* _TASK_
Records follow. Copy every line with "kmask".
+++ DATA +++
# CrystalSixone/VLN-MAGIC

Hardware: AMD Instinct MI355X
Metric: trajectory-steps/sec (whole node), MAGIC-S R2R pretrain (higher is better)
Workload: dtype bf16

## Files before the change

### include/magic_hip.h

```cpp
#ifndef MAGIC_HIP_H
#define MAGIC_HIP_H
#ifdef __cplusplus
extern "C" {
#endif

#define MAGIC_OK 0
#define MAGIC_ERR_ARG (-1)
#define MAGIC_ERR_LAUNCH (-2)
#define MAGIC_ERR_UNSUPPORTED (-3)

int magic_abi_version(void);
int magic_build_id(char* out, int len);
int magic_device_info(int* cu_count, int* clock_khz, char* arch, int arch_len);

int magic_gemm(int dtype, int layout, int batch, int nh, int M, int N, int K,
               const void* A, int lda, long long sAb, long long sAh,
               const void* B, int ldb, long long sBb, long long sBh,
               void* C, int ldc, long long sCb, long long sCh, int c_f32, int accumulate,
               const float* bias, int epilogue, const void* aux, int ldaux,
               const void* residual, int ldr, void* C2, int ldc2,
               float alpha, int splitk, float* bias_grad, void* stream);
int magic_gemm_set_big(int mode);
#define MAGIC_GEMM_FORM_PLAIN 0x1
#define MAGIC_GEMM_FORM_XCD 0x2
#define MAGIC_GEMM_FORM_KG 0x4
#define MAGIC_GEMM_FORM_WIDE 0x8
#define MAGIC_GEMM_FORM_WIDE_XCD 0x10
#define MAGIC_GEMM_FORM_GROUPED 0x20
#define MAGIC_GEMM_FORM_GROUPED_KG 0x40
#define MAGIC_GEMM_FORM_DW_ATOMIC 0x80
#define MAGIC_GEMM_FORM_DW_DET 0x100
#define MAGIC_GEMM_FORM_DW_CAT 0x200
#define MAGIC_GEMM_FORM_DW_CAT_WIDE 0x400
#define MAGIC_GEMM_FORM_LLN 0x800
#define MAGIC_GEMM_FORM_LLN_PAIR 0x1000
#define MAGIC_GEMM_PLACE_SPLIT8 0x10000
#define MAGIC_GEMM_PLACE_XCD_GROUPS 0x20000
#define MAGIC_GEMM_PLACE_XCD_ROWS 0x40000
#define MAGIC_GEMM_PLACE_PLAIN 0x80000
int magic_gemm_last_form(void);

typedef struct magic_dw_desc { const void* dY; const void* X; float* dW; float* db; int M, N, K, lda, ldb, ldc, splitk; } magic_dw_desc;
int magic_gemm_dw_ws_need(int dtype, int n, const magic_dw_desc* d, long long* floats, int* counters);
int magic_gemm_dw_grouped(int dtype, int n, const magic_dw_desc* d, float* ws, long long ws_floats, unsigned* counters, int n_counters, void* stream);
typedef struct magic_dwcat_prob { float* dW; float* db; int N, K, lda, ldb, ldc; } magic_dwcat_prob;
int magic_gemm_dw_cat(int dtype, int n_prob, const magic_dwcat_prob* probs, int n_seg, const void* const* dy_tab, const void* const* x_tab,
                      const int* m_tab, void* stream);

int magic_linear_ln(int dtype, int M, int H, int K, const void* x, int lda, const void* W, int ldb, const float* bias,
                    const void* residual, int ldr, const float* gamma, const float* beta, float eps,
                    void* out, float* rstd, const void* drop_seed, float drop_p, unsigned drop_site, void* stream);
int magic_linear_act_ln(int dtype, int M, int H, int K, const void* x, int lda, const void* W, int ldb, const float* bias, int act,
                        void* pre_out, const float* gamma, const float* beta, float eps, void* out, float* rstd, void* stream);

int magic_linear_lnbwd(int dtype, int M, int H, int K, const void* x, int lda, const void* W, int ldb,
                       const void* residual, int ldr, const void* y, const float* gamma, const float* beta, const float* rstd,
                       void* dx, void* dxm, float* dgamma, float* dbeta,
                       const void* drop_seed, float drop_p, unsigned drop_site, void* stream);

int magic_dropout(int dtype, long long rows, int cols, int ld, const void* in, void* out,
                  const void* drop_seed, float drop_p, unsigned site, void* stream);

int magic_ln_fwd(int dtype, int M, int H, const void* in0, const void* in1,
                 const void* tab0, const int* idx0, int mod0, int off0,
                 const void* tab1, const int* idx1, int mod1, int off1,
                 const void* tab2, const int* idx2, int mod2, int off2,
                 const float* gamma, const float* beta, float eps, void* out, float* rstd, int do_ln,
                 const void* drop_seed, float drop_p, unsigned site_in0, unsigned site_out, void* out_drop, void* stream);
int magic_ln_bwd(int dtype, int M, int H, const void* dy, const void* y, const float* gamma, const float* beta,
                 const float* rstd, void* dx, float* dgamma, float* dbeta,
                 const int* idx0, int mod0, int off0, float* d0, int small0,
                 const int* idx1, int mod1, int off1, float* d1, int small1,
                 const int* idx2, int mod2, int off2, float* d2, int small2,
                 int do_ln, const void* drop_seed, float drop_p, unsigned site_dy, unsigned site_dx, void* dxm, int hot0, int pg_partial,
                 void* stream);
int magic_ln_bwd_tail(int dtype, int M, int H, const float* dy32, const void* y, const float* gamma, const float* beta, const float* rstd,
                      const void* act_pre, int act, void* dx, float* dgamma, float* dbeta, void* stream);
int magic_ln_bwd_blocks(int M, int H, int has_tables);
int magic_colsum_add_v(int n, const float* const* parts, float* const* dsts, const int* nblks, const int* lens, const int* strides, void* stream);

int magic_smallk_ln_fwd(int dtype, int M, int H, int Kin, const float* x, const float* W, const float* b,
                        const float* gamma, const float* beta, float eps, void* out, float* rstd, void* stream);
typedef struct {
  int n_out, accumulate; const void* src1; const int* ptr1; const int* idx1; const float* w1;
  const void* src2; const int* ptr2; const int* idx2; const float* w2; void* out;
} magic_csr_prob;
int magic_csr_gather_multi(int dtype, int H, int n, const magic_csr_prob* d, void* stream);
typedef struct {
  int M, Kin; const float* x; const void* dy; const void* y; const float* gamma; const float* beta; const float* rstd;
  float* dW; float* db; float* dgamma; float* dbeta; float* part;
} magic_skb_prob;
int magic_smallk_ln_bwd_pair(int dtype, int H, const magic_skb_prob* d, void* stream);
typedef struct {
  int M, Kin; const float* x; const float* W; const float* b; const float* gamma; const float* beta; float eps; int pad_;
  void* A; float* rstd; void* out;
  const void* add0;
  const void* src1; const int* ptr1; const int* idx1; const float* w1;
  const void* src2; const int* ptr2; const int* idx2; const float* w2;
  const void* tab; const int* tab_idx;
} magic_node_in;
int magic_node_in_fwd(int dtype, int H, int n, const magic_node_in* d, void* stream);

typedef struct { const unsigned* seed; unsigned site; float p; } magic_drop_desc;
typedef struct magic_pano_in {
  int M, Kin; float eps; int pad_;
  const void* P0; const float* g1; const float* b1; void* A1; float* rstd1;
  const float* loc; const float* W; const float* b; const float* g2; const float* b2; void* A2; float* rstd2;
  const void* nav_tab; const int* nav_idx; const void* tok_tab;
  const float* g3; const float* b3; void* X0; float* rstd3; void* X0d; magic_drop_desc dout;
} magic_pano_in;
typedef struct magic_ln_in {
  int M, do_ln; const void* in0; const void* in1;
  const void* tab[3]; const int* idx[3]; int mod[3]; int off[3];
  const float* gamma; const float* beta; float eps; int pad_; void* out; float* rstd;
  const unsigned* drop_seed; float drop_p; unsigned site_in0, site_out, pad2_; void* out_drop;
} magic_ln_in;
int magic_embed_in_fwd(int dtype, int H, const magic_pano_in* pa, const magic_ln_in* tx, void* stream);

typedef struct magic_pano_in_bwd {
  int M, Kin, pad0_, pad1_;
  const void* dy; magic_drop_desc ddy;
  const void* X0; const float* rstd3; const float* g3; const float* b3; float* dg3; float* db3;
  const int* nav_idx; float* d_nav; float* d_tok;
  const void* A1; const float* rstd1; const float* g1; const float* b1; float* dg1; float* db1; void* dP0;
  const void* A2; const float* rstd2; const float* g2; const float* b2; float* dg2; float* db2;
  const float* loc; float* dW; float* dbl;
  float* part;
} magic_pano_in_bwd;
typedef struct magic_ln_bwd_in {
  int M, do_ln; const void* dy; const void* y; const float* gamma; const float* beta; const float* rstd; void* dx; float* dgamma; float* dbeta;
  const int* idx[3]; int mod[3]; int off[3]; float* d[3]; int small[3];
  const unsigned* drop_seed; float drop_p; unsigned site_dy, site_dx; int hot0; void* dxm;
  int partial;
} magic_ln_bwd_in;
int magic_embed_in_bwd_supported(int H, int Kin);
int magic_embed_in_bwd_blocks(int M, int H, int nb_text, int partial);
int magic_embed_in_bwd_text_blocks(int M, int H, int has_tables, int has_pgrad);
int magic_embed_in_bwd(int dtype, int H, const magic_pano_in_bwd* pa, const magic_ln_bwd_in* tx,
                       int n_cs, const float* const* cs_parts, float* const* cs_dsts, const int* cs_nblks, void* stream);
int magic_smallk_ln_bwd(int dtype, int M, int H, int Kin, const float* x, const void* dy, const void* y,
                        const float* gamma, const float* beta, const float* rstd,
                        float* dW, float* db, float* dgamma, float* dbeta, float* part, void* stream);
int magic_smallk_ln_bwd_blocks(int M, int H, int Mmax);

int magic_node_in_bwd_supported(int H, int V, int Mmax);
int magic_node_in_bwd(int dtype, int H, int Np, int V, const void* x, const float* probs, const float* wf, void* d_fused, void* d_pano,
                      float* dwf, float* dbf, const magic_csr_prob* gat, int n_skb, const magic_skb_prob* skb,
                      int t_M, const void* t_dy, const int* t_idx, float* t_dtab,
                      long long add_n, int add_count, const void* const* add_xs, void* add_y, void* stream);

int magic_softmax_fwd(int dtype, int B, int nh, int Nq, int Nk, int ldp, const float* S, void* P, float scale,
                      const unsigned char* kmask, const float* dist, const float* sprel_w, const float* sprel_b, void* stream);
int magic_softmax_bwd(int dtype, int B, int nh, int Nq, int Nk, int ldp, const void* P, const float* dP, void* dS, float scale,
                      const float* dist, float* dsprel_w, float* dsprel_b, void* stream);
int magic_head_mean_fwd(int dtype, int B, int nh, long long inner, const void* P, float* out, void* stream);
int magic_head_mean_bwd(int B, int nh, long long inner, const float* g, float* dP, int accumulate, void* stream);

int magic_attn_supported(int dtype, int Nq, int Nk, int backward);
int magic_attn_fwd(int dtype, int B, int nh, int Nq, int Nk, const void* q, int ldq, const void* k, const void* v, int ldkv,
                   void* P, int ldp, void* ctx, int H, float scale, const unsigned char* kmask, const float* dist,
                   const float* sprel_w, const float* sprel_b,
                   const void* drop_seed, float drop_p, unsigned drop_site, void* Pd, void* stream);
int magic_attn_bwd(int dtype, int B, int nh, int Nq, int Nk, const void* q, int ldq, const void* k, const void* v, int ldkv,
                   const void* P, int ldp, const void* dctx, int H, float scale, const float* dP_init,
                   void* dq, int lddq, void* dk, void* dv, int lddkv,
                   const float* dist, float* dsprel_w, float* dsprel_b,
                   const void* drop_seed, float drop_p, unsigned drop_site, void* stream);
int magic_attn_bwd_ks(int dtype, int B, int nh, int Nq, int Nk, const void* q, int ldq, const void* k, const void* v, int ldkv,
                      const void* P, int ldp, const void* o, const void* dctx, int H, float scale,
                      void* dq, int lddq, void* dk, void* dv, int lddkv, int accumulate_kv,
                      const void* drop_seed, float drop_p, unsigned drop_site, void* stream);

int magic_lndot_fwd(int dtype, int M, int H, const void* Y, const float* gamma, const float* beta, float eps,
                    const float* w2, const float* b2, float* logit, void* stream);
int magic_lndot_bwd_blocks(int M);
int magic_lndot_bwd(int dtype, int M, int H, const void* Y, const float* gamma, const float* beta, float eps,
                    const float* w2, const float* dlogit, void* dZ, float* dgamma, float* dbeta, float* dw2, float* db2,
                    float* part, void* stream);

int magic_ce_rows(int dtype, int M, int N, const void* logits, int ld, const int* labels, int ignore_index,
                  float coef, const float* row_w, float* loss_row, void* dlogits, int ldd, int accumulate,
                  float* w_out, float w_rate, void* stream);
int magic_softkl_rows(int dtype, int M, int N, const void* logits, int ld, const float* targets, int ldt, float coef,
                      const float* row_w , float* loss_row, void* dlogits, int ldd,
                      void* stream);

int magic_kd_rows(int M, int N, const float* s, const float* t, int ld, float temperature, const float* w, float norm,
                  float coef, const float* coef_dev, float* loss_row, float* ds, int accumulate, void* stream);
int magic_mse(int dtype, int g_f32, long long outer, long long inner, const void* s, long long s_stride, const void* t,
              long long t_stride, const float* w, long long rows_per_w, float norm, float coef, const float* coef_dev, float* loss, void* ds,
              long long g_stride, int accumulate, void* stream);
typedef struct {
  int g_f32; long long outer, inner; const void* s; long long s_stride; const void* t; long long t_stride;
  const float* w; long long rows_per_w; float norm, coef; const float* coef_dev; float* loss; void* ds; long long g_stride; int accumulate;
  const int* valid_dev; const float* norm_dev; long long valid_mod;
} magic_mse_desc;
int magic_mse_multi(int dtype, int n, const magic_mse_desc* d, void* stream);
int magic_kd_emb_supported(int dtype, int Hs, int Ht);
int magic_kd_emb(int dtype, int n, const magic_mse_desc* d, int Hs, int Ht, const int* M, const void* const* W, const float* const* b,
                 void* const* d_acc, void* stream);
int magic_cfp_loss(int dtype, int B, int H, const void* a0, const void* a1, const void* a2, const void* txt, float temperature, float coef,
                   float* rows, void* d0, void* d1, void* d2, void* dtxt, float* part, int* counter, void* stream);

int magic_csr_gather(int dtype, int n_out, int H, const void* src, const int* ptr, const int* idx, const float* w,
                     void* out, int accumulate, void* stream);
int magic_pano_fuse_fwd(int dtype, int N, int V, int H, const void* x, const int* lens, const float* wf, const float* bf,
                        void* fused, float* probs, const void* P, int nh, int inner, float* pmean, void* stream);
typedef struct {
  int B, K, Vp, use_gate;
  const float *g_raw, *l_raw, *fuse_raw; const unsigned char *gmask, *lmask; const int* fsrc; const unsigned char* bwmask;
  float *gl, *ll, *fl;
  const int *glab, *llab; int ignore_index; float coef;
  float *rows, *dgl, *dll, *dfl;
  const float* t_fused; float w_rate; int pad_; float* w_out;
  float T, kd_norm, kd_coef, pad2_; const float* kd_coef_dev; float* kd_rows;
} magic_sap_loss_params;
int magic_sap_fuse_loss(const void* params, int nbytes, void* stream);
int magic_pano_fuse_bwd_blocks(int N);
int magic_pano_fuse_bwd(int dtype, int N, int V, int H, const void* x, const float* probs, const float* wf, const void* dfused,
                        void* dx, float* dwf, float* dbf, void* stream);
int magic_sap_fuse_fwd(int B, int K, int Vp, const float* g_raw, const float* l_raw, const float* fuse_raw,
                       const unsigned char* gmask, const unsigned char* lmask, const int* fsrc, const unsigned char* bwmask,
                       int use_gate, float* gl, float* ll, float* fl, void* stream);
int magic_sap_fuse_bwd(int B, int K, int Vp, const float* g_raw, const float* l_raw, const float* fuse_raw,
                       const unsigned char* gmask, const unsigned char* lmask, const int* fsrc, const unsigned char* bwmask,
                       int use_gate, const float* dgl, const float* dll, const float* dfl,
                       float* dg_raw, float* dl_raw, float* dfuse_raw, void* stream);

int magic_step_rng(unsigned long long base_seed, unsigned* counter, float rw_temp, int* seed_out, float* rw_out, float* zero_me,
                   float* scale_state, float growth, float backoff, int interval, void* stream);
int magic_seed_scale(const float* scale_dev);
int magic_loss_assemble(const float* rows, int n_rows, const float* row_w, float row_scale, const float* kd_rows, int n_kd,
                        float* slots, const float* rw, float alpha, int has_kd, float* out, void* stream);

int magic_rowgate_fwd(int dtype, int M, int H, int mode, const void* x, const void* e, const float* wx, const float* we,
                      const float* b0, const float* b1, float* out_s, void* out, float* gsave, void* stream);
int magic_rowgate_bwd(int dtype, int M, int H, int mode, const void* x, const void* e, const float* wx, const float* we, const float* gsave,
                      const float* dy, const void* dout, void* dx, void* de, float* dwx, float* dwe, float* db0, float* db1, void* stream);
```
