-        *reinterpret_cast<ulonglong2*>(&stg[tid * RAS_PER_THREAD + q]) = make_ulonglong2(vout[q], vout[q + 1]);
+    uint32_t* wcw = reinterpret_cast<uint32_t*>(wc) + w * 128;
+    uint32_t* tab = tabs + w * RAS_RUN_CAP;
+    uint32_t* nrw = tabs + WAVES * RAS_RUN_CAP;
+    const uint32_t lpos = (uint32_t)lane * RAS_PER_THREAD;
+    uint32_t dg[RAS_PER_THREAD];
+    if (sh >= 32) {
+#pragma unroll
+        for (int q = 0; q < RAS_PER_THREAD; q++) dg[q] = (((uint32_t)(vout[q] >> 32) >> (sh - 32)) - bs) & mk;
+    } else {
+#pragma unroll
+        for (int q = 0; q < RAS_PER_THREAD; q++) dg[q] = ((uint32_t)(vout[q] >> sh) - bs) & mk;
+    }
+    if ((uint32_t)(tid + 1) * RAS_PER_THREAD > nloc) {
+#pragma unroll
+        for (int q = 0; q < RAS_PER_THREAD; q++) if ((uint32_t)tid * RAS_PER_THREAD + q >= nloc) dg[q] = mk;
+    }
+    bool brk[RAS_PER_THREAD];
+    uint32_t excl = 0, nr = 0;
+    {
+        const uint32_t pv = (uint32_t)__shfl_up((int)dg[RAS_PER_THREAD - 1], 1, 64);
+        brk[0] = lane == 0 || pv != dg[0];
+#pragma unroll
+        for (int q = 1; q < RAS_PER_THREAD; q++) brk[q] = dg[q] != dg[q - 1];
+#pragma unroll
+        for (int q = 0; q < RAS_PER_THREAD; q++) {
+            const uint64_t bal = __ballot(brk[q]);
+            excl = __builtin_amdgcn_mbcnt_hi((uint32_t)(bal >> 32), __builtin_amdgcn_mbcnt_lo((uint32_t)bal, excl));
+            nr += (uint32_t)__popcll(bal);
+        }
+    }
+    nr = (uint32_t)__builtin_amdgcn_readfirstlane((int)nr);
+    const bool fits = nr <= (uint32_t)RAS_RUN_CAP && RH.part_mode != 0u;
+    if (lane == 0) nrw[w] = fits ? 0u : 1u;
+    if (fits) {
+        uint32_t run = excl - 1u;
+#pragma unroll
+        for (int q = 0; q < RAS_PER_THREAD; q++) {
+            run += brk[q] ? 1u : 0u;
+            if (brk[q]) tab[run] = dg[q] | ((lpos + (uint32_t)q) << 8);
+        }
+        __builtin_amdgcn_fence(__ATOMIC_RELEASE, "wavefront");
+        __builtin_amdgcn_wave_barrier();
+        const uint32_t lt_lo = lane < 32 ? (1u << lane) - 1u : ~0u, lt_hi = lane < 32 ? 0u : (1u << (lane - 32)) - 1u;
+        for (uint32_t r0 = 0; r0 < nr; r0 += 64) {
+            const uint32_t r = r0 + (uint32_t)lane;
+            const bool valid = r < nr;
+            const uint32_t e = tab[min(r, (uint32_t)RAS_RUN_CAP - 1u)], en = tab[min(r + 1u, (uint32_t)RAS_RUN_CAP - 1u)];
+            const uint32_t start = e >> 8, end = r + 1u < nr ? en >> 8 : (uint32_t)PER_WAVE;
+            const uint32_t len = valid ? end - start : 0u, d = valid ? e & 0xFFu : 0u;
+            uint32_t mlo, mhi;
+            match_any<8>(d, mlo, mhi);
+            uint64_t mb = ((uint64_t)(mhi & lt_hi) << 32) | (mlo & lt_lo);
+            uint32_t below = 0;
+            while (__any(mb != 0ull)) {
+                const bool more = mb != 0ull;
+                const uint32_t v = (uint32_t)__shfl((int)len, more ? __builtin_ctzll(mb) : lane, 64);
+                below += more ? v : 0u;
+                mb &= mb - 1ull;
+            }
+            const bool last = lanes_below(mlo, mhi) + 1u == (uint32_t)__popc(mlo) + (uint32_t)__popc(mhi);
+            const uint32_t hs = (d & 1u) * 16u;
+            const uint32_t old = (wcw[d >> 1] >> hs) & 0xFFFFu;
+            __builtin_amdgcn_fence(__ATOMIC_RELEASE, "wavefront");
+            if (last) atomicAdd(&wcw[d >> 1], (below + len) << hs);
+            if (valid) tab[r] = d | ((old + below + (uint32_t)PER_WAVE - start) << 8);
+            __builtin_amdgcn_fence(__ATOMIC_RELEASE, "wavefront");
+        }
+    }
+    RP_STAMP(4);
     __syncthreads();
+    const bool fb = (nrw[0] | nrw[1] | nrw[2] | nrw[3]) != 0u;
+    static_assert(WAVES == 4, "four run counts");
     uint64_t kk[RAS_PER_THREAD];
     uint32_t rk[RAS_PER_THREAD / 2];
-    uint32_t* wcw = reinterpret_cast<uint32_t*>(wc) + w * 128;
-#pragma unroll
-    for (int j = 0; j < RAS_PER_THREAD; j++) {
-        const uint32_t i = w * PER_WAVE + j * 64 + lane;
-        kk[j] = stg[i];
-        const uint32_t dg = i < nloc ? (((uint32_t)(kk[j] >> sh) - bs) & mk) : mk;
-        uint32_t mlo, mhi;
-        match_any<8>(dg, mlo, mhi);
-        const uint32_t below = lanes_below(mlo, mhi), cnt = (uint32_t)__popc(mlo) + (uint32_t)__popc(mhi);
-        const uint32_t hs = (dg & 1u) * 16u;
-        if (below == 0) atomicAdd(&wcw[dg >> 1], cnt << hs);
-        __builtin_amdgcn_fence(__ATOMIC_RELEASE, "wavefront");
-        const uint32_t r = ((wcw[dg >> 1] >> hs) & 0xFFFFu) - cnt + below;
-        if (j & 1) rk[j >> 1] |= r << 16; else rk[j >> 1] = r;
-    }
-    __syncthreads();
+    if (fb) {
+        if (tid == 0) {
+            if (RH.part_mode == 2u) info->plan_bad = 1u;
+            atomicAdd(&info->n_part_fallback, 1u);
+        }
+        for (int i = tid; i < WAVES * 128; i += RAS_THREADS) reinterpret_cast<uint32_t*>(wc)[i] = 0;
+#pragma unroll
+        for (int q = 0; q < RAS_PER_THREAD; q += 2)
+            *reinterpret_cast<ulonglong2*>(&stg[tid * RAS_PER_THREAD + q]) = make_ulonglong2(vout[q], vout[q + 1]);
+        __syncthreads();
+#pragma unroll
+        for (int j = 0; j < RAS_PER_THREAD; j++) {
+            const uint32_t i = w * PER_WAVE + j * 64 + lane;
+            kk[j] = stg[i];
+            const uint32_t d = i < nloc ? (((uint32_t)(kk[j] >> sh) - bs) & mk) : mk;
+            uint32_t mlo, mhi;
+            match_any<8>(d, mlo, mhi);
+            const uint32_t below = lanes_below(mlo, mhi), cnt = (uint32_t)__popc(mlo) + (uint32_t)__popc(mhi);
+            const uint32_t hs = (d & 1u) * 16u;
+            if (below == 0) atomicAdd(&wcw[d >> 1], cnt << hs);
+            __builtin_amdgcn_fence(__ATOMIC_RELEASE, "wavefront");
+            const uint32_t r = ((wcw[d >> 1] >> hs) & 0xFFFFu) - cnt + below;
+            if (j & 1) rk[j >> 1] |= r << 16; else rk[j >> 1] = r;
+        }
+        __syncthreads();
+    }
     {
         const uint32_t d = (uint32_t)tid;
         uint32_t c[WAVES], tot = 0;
+++
* _SOLVED EXERCISE_
                      const unsigned char* kmask, const float* dist, const float* sprel_w, const float* sprel_b, void* stream);
                   void* P, int ldp, void* ctx, int H, float scale, const unsigned char* kmask, const float* dist,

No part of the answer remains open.